> Data extracts:
## Software-pipeline LDS fragment reads against MFMA in AP and AW conv kernels

Replaces compiler-scheduled LDS fragment loads with inline-asm ds_read_b128 and explicit lgkmcnt waits, so the next k-slice's A fragments are prefetched while the current MFMAs run. In the AW kernel the A staging goes one stage deeper (two stores ahead) with double-buffered fragment registers and a barrier that leaves reads in flight. In the AP kernel without affine preprocessing, the first fragments are read before the barrier-free first step. It also adds a stderr warning when the tuning table is ignored. This raises register pressure and leans on hand-placed waitcnt accounting, which could be subtly wrong or hurt occupancy.

```diff
diff --git a/show-and-tell_amd/csrc/sat_conv_ap.inc b/show-and-tell_amd/csrc/sat_conv_ap.inc
--- a/show-and-tell_amd/csrc/sat_conv_ap.inc
+++ b/show-and-tell_amd/csrc/sat_conv_ap.inc
@@ -5,6 +5,7 @@
     constexpr int ABUF = BM * 128;
     constexpr int CROW = BN * 2 + 16;
     constexpr int CTILE = BM * CROW;
+    constexpr bool EARLY = !AFF;
     constexpr int NJ = 4, RJ = 32;
     __shared__ __attribute__((aligned(16))) char smem[2 * ABUF + CTILE + (AFF ? 2048 : 0)];
     char* ctile = smem + 2 * ABUF;
@@ -93,30 +94,48 @@
     const int c_istep = 16 * (int)p.ldc * 2;
     const int colw = wave * 32 + r;
     float s_run = 0.0f, q_run = 0.0f;
+    unsigned a_rd[4];
+#pragma unroll
+    for (int ks = 0; ks < 4; ++ks) a_rd[ks] = lds_addr(smem) + a_off[ks];
+    bf16x8 fa[4];
     unsigned ok_cur = rows_ok(0);
     store_a_stage(0, 0, ar[0], ok_cur);
     load_a_stage(4, ar[0]);
+    lds_barrier();
+    if constexpr (EARLY) frag_read4<0>(fa, a_rd[0]);
 
     for (int ts_ = 0; ts_ < n_my; ++ts_) {
         const unsigned ok_next = rows_ok(ts_ + 1);
         const int tile_m = worker + ts_ * W;
         const int m0 = tile_m * BM;
         auto step = [&](auto kt_tag) {
-            constexpr int KT = decltype(kt_tag)::value, K1 = (KT + 1) & 3;
+            constexpr int KT = decltype(kt_tag)::value, K1 = (KT + 1) & 3, BUF = (KT & 1) * ABUF;
             const int g = ts_ * NKS + KT;
-            lds_barrier();
+            if constexpr (KT != 0) {
+                lds_barrier();
+                if constexpr (EARLY) frag_read4<BUF>(fa, a_rd[0]);
+            }
             if (g + 1 < S) store_a_stage(K1, K1 & 1, ar[K1], KT == 3 ? ok_next : ok_cur);
             load_a_stage(g + 5, ar[K1]);
-            const char* st = smem + (KT & 1) * ABUF;
-#pragma unroll
-            for (int ks = 0; ks < 4; ++ks) {
-                bf16x8 fa[4];
-#pragma unroll
-                for (int i = 0; i < 4; ++i) fa[i] = *(const bf16x8*)(st + a_off[ks] + i * 4096);
-#pragma unroll
-                for (int i = 0; i < 4; ++i)
+            if constexpr (!EARLY) frag_read4<BUF>(fa, a_rd[0]);
+#pragma unroll
+            for (int ks = 0; ks < 4; ++ks)
+#pragma unroll
+                for (int i = 0; i < 4; ++i) {
+                    if (ks < 3) frag_wait1<3>(fa[i]);
+                    else if (i == 0) frag_wait1<3>(fa[i]);
+                    else if (i == 1) frag_wait1<2>(fa[i]);
+                    else if (i == 2) frag_wait1<1>(fa[i]);
+                    else frag_wait1<0>(fa[i]);
                     acc[i] = __builtin_amdgcn_mfma_f32_32x32x16_bf16(fa[i], wreg[KT][ks], (KT == 0 && ks == 0) ? kZero16 : acc[i], 0, 0, 0);
-            }
+                    if (ks < 3) {
+                        if (i == 0) frag_read1<BUF>(fa[i], a_rd[ks < 3 ? ks + 1 : 0]);
+                        else if (i == 1) frag_read1<BUF + 4096>(fa[i], a_rd[ks < 3 ? ks + 1 : 0]);
+                        else if (i == 2) frag_read1<BUF + 8192>(fa[i], a_rd[ks < 3 ? ks + 1 : 0]);
+                        else frag_read1<BUF + 12288>(fa[i], a_rd[ks < 3 ? ks + 1 : 0]);
+                    }
+                }
+            __builtin_amdgcn_sched_barrier(0);
         };
         step(std::integral_constant<int, 0>{});
         step(std::integral_constant<int, 1>{});
@@ -150,6 +169,7 @@
                 *(bf16_t*)(ctile + row * CROW + colw * 2) = (bf16_t)acc[i][e];
             }
         lds_barrier();
+        if constexpr (EARLY) frag_read4<0>(fa, a_rd[0]);
 #pragma unroll
         for (int it = 0; it < 8; ++it) {
             const int qid = tid + it * NT;
@@ -160,6 +180,7 @@
         }
         ok_cur = ok_next;
     }
+    if constexpr (EARLY) frag_wait<0>(fa);
     if (p.acc) {
         const float s2 = s_run + __shfl_xor(s_run, 32, 64), q2 = q_run + __shfl_xor(q_run, 32, 64);
         if (h == 0) {
diff --git a/show-and-tell_amd/csrc/sat_conv_aw.inc b/show-and-tell_amd/csrc/sat_conv_aw.inc
--- a/show-and-tell_amd/csrc/sat_conv_aw.inc
+++ b/show-and-tell_amd/csrc/sat_conv_aw.inc
@@ -99,26 +99,45 @@
 #pragma unroll
     for (int ks = 0; ks < 4; ++ks) a_off[ks] = frag_off(r, h, ks);
 
+    unsigned a_rd[4];
+#pragma unroll
+    for (int ks = 0; ks < 4; ++ks) a_rd[ks] = lds_addr(smem) + a_off[ks];
+    bf16x8 fa0[4], fa1[4];
+
     store_a_stage(0, 0, ar[0]);
     load_a_stage(3, ar[0]);
+    store_a_stage(1, 1, ar[1]);
+    load_a_stage(4, ar[1]);
+    lds_barrier();
+    frag_read4<0>(fa0, a_rd[0]);
 
     auto step = [&](int g, auto u_tag, auto tail_tag) {
-        constexpr int U = decltype(u_tag)::value, U1 = (U + 1) % 3;
+        constexpr int U = decltype(u_tag)::value, U1 = (U + 1) % 3, U2 = (U + 2) % 3;
         constexpr bool TAIL = decltype(tail_tag)::value;
-        lds_barrier();
-        store_a_stage(g + 1, U1, ar[U1]);
-        if constexpr (!TAIL) load_a_stage(g + 4, ar[U1]);
-        const char* st = smem + U * ABUF;
-#pragma unroll
-        for (int ks = 0; ks < 4; ++ks) {
-            bf16x8 fa[4];
-#pragma unroll
-            for (int i = 0; i < 4; ++i) fa[i] = *(const bf16x8*)(st + a_off[ks] + i * 4096);
-            const bf16x8 b = bq[U][ks];
-#pragma unroll
-            for (int i = 0; i < 4; ++i) acc[i] = __builtin_amdgcn_mfma_f32_32x32x16_bf16(fa[i], b, acc[i], 0, 0, 0);
-            if constexpr (!TAIL) bq[U][ks] = load_b(g + PD, ks);
-        }
+        if constexpr (!TAIL) {
+            store_a_stage(g + 2, U2, ar[U2]);
+            load_a_stage(g + 5, ar[U2]);
+        } else if constexpr (U == 0) {
+            if (g + 2 < nk) store_a_stage(g + 2, U2, ar[U2]);
+        }
+        auto substep = [&](auto ks_tag, bf16x8 (&cur)[4]) {
+            constexpr int KS = decltype(ks_tag)::value;
+            frag_wait<4>(cur);
+            const bf16x8 b = bq[U][KS];
+#pragma unroll
+            for (int i = 0; i < 4; ++i) acc[i] = __builtin_amdgcn_mfma_f32_32x32x16_bf16(cur[i], b, acc[i], 0, 0, 0);
+            if constexpr (!TAIL) bq[U][KS] = load_b(g + PD, KS);
+        };
+        frag_read4<U * ABUF>(fa1, a_rd[1]);
+        substep(std::integral_constant<int, 0>{}, fa0);
+        frag_read4<U * ABUF>(fa0, a_rd[2]);
+        substep(std::integral_constant<int, 1>{}, fa1);
+        frag_read4<U * ABUF>(fa1, a_rd[3]);
+        substep(std::integral_constant<int, 2>{}, fa0);
+        frag_read4<U1 * ABUF>(fa0, a_rd[0]);
+        substep(std::integral_constant<int, 3>{}, fa1);
+        __builtin_amdgcn_sched_barrier(0);
+        lds_barrier_keep<4>();
     };
     constexpr int ITS = BM * (BN / 8) / NT;
     u32x4 resv[RES ? ITS : 1];
@@ -147,6 +166,7 @@
     step(g, std::integral_constant<int, 0>{}, std::true_type{});
     if (rem > 1) step(g + 1, std::integral_constant<int, 1>{}, std::true_type{});
     if (rem > 2) step(g + 2, std::integral_constant<int, 2>{}, std::true_type{});
+    frag_wait<0>(fa0);
     lds_barrier();
 
     if (p.stat_partial || p.acc) {
diff --git a/show-and-tell_amd/csrc/sat_conv_tile.h b/show-and-tell_amd/csrc/sat_conv_tile.h
--- a/show-and-tell_amd/csrc/sat_conv_tile.h
+++ b/show-and-tell_amd/csrc/sat_conv_tile.h
@@ -18,6 +18,38 @@
 __device__ __forceinline__ int swz_of(int row) { return (row >> 1) & 7; }
 __device__ __forceinline__ int swz_chunk(int c, int row) { return c ^ swz_of(row); }
 __device__ __forceinline__ int frag_off(int r, int h, int ks) { return r * 128 + (swz_chunk(2 * ks + h, r) << 4); }
+
+typedef __attribute__((address_space(3))) char* lds_cptr_t;
+__device__ __forceinline__ unsigned lds_addr(const char* p) { return (unsigned)(unsigned long)(lds_cptr_t)p; }
+template <int IMM>
+__device__ __forceinline__ void frag_read4(bf16x8 (&f)[4], unsigned addr) {
+    static_assert(IMM >= 0 && IMM + 3 * 4096 < 65536, "ds_read offset field");
+    asm volatile("ds_read_b128 %0, %4 offset:%5\n\t"
+                 "ds_read_b128 %1, %4 offset:%6\n\t"
+                 "ds_read_b128 %2, %4 offset:%7\n\t"
+                 "ds_read_b128 %3, %4 offset:%8"
+                 : "=&v"(f[0]), "=&v"(f[1]), "=&v"(f[2]), "=&v"(f[3])
+                 : "v"(addr), "n"(IMM), "n"(IMM + 4096), "n"(IMM + 8192), "n"(IMM + 12288)
+                 : "memory");
+}
+template <int N>
+__device__ __forceinline__ void frag_wait(bf16x8 (&f)[4]) {
+    asm volatile("s_waitcnt lgkmcnt(%4)" : "+v"(f[0]), "+v"(f[1]), "+v"(f[2]), "+v"(f[3]) : "n"(N) : "memory");
+}
+template <int IMM>
+__device__ __forceinline__ void frag_read1(bf16x8& f, unsigned addr) {
+    static_assert(IMM >= 0 && IMM < 65536, "ds_read offset field");
+    asm volatile("ds_read_b128 %0, %1 offset:%2" : "=&v"(f) : "v"(addr), "n"(IMM) : "memory");
+}
+template <int N>
+__device__ __forceinline__ void frag_wait1(bf16x8& f) {
+    asm volatile("s_waitcnt lgkmcnt(%1)" : "+v"(f) : "n"(N) : "memory");
+}
+template <int N>
+__device__ __forceinline__ void lds_barrier_keep() {
+    asm volatile("s_waitcnt lgkmcnt(%0)" ::"n"(N) : "memory");
+    raw_barrier();
+}
 
 struct InTab { f32x4 s0, s1, t0, t1; };
 __device__ __forceinline__ InTab in_tab_fetch(const float* ts, int cin) {
diff --git a/show-and-tell_amd/tune.py b/show-and-tell_amd/tune.py
--- a/show-and-tell_amd/tune.py
+++ b/show-and-tell_amd/tune.py
@@ -1,5 +1,6 @@
 import json
 import os
+import sys
 
 from . import _lib as L
 
@@ -23,14 +24,24 @@
     global _committed
     if _committed is None:
         tab = {}
+        path = os.environ.get("SAT_TUNE_TABLE") or TABLE_PATH
+        why = None
         try:
-            with open(os.environ.get("SAT_TUNE_TABLE") or TABLE_PATH) as f:
+            with open(path) as f:
                 doc = json.load(f)
             lib = L.load()
-            if int(doc.get("abi", -1)) == L.ABI_VERSION and int(doc.get("variants", -1)) == int(lib.sat_conv_num_variants()):
+            abi, nvar = int(doc.get("abi", -1)), int(doc.get("variants", -1))
+            if abi == L.ABI_VERSION and nvar == int(lib.sat_conv_num_variants()):
                 tab = {str(k): int(v) for k, v in doc.get("table", {}).items()}
-        except (OSError, ValueError):
+            else:
+                why = "it is stamped abi %d / %d variants, the library is abi %d / %d variants" % (
+                    abi, nvar, L.ABI_VERSION, int(lib.sat_conv_num_variants()))
+        except (OSError, ValueError) as e:
             tab = {}
+            why = "%s: %s" % (type(e).__name__, e)
+        if why is not None:
+            print("show-and-tell_amd.tune: conv tuning table %s ignored (%s): every conv runs its default variant" % (path, why),
+                  file=sys.stderr)
         _committed = tab
     return _committed
 
```

New measurement: 19010. About the same (-0.1%).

> Task brief:
Please show every line of the material that contains the string "offset".

> Exercise output:
+    static_assert(IMM >= 0 && IMM + 3 * 4096 < 65536, "ds_read offset field");
+    asm volatile("ds_read_b128 %0, %4 offset:%5\n\t"
+                 "ds_read_b128 %1, %4 offset:%6\n\t"
+                 "ds_read_b128 %2, %4 offset:%7\n\t"
+                 "ds_read_b128 %3, %4 offset:%8"
+    static_assert(IMM >= 0 && IMM < 65536, "ds_read offset field");
+    asm volatile("ds_read_b128 %0, %1 offset:%2" : "=&v"(f) : "v"(addr), "n"(IMM) : "memory");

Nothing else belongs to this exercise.